▶ [TASK OBJECTIVE]
Select and copy out every line in the records containing "code".

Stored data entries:

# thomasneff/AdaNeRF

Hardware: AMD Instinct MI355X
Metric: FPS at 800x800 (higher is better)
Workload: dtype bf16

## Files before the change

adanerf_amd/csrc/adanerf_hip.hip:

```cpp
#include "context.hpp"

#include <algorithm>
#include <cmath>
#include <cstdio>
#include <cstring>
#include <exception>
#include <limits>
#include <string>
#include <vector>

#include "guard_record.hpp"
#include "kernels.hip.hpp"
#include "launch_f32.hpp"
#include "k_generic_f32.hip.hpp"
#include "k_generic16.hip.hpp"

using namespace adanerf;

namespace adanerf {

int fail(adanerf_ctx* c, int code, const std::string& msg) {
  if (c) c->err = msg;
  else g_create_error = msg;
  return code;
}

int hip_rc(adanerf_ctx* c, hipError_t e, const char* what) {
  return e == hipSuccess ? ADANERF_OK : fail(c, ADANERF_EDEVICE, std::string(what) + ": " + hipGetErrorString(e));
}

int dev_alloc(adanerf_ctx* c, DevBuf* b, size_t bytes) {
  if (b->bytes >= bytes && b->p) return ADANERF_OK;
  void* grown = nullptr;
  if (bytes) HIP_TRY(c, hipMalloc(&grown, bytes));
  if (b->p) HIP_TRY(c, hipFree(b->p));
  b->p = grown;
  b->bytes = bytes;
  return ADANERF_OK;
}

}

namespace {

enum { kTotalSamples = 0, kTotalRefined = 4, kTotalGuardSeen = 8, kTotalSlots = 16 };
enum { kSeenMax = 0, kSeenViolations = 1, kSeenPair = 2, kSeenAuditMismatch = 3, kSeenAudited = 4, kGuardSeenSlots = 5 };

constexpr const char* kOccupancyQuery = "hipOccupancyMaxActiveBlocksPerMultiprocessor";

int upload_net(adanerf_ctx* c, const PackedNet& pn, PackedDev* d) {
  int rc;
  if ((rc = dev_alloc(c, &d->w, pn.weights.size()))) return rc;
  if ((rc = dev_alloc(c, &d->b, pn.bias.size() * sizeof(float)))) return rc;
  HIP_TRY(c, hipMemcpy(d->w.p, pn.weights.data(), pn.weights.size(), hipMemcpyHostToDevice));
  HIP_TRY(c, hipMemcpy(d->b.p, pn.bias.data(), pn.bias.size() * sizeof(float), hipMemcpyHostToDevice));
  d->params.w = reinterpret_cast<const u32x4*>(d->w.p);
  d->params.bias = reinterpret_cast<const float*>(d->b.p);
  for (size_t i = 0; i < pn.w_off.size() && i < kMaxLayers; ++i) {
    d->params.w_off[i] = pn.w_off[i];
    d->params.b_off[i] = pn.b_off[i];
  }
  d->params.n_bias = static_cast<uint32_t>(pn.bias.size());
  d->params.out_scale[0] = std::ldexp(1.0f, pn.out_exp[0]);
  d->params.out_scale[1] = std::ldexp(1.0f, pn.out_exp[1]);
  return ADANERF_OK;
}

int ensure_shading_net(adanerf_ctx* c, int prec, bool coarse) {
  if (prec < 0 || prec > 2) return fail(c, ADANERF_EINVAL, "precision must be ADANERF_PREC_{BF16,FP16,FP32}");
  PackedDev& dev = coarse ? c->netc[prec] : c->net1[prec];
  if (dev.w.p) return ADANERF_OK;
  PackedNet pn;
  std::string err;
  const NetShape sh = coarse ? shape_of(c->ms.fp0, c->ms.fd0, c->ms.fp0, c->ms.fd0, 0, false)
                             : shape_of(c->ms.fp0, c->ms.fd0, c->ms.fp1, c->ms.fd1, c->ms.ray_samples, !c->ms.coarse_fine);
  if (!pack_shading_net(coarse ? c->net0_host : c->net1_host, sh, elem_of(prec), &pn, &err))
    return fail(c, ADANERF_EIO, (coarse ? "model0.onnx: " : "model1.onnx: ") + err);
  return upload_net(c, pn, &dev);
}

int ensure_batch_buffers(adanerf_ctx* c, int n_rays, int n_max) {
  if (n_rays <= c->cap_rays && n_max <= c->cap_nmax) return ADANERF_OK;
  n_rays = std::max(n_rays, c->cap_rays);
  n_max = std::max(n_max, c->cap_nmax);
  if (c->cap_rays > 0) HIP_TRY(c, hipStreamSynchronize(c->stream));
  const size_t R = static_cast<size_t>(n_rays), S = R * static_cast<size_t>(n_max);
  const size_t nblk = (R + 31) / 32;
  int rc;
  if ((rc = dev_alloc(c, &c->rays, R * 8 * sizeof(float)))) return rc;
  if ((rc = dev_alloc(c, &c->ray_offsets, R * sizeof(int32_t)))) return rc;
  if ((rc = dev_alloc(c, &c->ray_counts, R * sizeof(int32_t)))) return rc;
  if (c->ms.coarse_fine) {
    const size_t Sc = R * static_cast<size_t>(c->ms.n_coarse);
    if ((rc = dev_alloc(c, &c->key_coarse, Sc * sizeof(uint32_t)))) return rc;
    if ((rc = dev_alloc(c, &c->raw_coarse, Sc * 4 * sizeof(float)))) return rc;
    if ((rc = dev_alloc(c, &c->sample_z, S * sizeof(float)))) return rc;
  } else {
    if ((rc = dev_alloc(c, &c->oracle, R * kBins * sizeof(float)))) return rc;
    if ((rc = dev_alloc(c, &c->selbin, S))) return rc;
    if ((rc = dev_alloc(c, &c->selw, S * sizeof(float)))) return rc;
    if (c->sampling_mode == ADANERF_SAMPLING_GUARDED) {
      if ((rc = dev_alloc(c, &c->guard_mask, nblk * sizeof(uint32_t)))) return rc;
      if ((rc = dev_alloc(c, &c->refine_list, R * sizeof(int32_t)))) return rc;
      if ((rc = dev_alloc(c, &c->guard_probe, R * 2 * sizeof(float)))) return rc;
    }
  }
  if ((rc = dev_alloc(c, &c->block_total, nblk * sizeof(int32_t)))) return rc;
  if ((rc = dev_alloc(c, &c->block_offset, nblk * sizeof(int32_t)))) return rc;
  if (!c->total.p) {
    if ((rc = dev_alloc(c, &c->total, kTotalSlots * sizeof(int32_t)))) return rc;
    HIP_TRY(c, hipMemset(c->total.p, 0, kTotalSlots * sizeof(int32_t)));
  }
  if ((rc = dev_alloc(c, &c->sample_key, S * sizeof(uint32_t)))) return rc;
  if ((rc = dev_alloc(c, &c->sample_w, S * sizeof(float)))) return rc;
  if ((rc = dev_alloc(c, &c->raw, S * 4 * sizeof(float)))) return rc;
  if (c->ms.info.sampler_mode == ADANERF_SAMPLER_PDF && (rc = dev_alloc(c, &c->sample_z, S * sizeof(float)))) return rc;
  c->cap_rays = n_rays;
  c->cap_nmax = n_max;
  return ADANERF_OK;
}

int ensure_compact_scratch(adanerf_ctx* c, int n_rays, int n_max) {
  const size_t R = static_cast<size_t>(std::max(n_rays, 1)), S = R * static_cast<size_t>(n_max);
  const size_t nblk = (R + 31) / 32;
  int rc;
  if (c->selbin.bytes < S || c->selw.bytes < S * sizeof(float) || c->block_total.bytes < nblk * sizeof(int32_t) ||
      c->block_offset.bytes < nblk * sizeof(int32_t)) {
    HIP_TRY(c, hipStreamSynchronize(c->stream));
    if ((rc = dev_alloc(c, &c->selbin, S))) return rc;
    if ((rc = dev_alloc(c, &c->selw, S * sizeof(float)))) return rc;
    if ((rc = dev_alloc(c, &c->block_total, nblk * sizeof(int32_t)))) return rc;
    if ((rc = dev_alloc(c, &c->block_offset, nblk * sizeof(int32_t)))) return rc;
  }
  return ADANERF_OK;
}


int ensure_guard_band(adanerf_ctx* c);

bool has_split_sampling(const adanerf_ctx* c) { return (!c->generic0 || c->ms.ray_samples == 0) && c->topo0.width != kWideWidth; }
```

▶ [TASK OUTPUT]
int fail(adanerf_ctx* c, int code, const std::string& msg) {
  return code;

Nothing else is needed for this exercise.